EXERCISE OBJECTIVE
Every line of the records below that holds the word "diff" belongs in the answer.

DATA FOR THIS EXERCISE
Segment Open

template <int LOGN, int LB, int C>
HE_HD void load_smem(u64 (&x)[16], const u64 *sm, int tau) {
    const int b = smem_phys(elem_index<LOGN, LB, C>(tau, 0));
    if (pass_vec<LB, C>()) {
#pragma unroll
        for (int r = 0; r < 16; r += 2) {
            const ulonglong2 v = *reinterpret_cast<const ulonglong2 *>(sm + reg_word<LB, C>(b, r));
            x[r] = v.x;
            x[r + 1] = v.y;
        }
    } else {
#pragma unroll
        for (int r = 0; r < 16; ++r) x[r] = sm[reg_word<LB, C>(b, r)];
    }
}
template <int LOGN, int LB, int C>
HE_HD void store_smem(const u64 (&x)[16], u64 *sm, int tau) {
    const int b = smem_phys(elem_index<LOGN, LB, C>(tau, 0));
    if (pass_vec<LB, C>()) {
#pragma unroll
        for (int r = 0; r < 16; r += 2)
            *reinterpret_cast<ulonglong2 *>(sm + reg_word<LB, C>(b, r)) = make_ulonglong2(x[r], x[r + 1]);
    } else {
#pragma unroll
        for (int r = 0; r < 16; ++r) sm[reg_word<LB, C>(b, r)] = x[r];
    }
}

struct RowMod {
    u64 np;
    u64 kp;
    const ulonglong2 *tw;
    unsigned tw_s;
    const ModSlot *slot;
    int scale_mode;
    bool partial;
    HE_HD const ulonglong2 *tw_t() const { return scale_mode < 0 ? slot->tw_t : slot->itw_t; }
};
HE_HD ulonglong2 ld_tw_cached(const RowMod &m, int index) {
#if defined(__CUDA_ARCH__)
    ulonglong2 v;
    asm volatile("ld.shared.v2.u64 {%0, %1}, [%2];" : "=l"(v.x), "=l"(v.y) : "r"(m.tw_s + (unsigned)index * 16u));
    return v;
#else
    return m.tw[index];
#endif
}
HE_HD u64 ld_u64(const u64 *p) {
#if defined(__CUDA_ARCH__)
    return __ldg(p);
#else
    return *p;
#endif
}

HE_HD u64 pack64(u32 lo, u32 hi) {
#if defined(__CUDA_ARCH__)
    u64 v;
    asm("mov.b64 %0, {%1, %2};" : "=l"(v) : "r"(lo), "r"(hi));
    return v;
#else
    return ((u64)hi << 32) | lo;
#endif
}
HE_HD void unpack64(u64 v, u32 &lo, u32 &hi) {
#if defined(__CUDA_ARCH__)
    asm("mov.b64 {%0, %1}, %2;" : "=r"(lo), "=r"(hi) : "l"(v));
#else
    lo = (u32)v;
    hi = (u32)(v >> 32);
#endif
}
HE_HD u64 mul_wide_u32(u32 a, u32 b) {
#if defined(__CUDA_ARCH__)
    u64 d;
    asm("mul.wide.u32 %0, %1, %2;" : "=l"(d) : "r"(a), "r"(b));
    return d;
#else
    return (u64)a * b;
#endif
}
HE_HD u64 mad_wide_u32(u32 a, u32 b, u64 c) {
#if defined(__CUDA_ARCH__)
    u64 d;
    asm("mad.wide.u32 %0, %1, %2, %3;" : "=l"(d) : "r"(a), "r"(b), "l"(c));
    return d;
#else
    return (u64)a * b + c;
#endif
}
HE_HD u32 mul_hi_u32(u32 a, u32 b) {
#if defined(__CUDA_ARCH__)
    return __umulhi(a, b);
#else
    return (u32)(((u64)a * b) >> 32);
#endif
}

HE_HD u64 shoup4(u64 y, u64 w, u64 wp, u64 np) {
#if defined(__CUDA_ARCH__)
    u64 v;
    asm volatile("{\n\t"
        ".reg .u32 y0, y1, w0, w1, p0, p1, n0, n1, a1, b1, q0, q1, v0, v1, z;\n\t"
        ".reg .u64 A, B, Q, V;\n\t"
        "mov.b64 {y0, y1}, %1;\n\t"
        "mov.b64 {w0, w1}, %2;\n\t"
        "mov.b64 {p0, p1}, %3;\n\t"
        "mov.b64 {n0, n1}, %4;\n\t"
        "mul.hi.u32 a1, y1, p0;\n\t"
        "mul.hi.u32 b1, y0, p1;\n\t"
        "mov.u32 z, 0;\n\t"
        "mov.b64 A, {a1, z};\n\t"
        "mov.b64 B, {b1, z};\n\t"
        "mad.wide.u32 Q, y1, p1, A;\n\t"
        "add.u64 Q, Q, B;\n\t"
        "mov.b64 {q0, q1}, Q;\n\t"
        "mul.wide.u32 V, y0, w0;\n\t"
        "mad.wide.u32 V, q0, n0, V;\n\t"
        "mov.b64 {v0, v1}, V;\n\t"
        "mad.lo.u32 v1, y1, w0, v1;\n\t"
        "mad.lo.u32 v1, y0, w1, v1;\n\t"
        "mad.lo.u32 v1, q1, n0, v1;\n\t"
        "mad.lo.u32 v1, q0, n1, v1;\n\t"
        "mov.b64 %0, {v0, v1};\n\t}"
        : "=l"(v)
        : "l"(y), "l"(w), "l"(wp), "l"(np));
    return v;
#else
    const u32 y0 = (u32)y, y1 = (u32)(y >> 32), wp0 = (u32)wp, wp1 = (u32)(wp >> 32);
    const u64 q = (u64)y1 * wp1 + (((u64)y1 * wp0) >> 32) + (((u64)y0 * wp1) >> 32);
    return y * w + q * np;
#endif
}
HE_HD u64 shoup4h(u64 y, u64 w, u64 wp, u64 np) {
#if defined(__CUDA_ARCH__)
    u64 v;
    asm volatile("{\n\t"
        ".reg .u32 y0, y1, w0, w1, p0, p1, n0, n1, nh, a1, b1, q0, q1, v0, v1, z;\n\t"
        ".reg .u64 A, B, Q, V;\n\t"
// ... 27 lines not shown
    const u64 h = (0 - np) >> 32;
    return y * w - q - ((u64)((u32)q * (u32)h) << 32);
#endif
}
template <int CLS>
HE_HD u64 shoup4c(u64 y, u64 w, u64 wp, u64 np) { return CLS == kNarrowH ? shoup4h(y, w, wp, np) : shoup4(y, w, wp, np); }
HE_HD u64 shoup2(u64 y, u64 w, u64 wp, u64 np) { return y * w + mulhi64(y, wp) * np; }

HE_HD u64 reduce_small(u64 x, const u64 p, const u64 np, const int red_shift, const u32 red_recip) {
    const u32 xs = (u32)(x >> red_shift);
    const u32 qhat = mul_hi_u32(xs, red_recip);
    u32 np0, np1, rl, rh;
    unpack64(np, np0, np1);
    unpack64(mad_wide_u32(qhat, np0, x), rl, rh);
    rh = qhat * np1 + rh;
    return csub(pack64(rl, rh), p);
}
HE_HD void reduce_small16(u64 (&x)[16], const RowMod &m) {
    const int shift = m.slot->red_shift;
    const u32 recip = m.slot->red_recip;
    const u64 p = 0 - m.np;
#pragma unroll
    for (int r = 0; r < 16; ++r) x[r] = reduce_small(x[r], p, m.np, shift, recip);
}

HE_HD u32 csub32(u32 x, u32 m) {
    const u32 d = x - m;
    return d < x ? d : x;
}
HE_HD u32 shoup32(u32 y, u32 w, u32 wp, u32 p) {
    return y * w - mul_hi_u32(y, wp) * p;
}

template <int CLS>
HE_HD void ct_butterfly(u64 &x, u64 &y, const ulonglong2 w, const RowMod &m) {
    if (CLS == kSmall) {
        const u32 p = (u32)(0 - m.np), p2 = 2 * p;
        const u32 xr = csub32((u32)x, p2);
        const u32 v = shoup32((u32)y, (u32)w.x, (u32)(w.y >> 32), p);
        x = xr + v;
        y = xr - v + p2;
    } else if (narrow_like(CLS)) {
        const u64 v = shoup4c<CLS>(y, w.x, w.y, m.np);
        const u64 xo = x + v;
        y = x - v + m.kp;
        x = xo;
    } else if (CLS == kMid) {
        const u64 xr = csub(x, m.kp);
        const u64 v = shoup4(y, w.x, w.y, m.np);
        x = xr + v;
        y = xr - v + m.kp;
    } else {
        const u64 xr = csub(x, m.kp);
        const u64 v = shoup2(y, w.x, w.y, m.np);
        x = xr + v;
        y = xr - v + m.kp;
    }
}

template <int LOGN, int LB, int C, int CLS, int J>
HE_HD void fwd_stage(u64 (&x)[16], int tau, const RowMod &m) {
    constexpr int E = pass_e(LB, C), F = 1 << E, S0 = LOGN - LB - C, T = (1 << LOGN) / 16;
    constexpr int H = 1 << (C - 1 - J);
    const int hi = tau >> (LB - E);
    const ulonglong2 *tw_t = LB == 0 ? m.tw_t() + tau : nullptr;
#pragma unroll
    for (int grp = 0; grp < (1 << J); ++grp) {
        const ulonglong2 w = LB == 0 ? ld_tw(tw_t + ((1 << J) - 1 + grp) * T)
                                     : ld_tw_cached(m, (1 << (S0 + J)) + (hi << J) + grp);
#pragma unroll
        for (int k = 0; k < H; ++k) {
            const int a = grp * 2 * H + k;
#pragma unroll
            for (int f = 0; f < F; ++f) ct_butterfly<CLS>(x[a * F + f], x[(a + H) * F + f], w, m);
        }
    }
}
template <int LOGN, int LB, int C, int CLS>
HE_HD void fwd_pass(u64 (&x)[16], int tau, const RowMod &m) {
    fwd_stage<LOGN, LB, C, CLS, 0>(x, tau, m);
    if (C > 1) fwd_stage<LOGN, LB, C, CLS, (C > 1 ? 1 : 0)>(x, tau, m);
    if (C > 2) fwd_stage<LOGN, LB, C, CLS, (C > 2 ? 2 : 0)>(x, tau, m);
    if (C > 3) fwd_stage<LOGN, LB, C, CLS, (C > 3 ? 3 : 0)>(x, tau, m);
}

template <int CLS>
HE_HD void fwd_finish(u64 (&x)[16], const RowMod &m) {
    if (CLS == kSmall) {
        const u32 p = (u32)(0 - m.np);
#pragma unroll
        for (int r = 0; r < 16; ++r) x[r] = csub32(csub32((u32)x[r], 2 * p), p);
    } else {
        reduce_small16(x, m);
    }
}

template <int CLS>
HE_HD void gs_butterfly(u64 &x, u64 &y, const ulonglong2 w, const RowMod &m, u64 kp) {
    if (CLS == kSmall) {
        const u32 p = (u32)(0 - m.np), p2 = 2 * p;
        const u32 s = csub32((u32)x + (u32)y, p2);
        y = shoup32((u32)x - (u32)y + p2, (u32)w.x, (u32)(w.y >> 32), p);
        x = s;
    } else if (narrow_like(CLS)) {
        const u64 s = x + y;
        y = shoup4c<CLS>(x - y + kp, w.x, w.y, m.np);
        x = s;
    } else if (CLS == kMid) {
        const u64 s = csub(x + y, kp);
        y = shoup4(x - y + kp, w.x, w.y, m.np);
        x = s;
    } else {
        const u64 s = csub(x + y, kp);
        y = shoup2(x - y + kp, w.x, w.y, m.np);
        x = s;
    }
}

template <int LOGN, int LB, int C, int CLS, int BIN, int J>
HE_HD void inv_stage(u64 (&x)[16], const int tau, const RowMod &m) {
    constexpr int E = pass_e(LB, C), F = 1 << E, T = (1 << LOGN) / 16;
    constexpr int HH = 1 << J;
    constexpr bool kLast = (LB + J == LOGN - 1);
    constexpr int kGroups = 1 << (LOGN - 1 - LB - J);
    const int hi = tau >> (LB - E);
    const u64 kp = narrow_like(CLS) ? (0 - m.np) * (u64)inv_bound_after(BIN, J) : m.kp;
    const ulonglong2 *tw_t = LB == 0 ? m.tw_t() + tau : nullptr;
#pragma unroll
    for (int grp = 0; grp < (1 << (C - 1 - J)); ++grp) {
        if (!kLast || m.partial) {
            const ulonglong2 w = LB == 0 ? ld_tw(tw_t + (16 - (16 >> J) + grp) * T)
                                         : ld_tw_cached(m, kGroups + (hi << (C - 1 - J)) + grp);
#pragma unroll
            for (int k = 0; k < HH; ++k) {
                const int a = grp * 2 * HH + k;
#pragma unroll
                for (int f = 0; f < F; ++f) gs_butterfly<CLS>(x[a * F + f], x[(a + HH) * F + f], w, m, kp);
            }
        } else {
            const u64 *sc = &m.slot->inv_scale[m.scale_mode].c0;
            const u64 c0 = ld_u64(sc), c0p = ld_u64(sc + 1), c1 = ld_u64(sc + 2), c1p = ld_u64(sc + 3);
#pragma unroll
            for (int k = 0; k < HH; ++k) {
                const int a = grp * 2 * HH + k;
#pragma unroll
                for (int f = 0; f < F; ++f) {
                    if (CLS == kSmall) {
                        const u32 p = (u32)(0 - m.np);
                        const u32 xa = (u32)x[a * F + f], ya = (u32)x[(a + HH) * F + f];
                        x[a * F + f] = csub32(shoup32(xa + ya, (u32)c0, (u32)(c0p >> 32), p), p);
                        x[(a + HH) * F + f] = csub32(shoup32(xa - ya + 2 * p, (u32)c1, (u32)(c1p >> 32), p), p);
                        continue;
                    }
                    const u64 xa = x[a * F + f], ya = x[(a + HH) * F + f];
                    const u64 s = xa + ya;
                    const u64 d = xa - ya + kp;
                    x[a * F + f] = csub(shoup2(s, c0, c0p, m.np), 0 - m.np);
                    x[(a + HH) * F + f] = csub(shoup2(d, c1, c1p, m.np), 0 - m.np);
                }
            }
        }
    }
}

Segment Closed
Segment Open

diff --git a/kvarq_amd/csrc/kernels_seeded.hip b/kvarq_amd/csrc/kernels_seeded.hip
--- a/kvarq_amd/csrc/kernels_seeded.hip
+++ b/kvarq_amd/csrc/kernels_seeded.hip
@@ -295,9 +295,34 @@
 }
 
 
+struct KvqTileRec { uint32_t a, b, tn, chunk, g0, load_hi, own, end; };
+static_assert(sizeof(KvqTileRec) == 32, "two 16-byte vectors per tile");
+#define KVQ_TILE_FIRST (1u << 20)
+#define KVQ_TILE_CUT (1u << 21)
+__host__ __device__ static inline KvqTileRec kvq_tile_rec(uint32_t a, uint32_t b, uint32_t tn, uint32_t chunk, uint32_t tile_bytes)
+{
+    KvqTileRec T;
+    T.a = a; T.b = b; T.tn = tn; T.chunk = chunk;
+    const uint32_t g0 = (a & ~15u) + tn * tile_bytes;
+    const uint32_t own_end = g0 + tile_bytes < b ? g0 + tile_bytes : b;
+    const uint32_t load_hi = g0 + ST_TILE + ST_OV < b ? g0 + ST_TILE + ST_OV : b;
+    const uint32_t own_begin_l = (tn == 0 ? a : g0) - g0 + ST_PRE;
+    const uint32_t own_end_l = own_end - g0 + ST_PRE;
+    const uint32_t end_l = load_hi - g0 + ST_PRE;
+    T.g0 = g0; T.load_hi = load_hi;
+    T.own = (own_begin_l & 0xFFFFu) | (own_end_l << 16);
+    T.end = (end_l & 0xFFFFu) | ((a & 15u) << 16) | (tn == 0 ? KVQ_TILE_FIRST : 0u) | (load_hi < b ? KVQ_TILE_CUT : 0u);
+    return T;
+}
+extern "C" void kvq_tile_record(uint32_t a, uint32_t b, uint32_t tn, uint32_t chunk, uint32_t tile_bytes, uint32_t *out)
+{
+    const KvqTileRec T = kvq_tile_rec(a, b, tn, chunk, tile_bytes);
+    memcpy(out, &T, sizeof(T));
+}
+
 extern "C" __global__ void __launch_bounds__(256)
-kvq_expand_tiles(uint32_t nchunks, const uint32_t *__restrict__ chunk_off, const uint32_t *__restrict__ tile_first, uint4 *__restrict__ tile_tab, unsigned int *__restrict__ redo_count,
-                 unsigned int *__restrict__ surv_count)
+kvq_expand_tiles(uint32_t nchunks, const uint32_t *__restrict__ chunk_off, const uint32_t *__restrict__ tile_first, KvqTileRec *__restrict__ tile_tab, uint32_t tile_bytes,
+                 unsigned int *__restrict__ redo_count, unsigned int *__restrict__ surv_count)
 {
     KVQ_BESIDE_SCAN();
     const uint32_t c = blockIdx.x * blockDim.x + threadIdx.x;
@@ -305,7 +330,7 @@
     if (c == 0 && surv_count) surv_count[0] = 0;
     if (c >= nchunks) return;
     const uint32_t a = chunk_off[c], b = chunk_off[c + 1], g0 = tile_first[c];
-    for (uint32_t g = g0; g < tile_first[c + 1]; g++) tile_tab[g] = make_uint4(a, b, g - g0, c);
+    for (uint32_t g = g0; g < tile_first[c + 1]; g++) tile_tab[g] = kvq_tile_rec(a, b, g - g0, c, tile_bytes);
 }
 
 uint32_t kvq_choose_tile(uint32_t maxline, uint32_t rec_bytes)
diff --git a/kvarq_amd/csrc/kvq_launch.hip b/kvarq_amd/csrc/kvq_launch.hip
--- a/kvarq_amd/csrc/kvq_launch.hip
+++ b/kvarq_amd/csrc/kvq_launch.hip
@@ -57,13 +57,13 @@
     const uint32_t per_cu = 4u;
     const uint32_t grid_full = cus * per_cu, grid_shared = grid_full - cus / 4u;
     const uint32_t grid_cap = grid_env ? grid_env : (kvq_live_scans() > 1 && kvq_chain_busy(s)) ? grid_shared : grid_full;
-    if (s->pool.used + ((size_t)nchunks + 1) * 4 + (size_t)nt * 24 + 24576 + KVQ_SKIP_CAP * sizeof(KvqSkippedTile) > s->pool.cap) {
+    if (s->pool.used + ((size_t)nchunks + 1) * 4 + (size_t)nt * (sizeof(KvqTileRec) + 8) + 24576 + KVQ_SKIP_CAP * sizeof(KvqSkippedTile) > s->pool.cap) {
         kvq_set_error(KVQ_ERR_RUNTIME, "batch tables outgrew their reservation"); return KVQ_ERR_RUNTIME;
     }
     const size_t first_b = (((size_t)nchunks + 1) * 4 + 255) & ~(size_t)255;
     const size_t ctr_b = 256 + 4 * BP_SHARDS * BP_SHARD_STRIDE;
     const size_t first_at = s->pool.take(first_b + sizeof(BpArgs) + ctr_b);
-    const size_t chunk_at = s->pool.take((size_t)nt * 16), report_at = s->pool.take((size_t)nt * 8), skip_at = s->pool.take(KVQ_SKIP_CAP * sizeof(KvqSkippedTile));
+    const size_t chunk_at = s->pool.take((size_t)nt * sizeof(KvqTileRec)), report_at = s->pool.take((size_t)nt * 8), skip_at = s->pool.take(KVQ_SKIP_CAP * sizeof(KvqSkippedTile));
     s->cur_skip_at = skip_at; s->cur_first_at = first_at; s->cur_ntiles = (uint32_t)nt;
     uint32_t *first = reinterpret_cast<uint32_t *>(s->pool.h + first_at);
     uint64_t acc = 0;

Segment Closed

RESPONSE FOR THIS EXERCISE
diff --git a/kvarq_amd/csrc/kernels_seeded.hip b/kvarq_amd/csrc/kernels_seeded.hip
diff --git a/kvarq_amd/csrc/kvq_launch.hip b/kvarq_amd/csrc/kvq_launch.hip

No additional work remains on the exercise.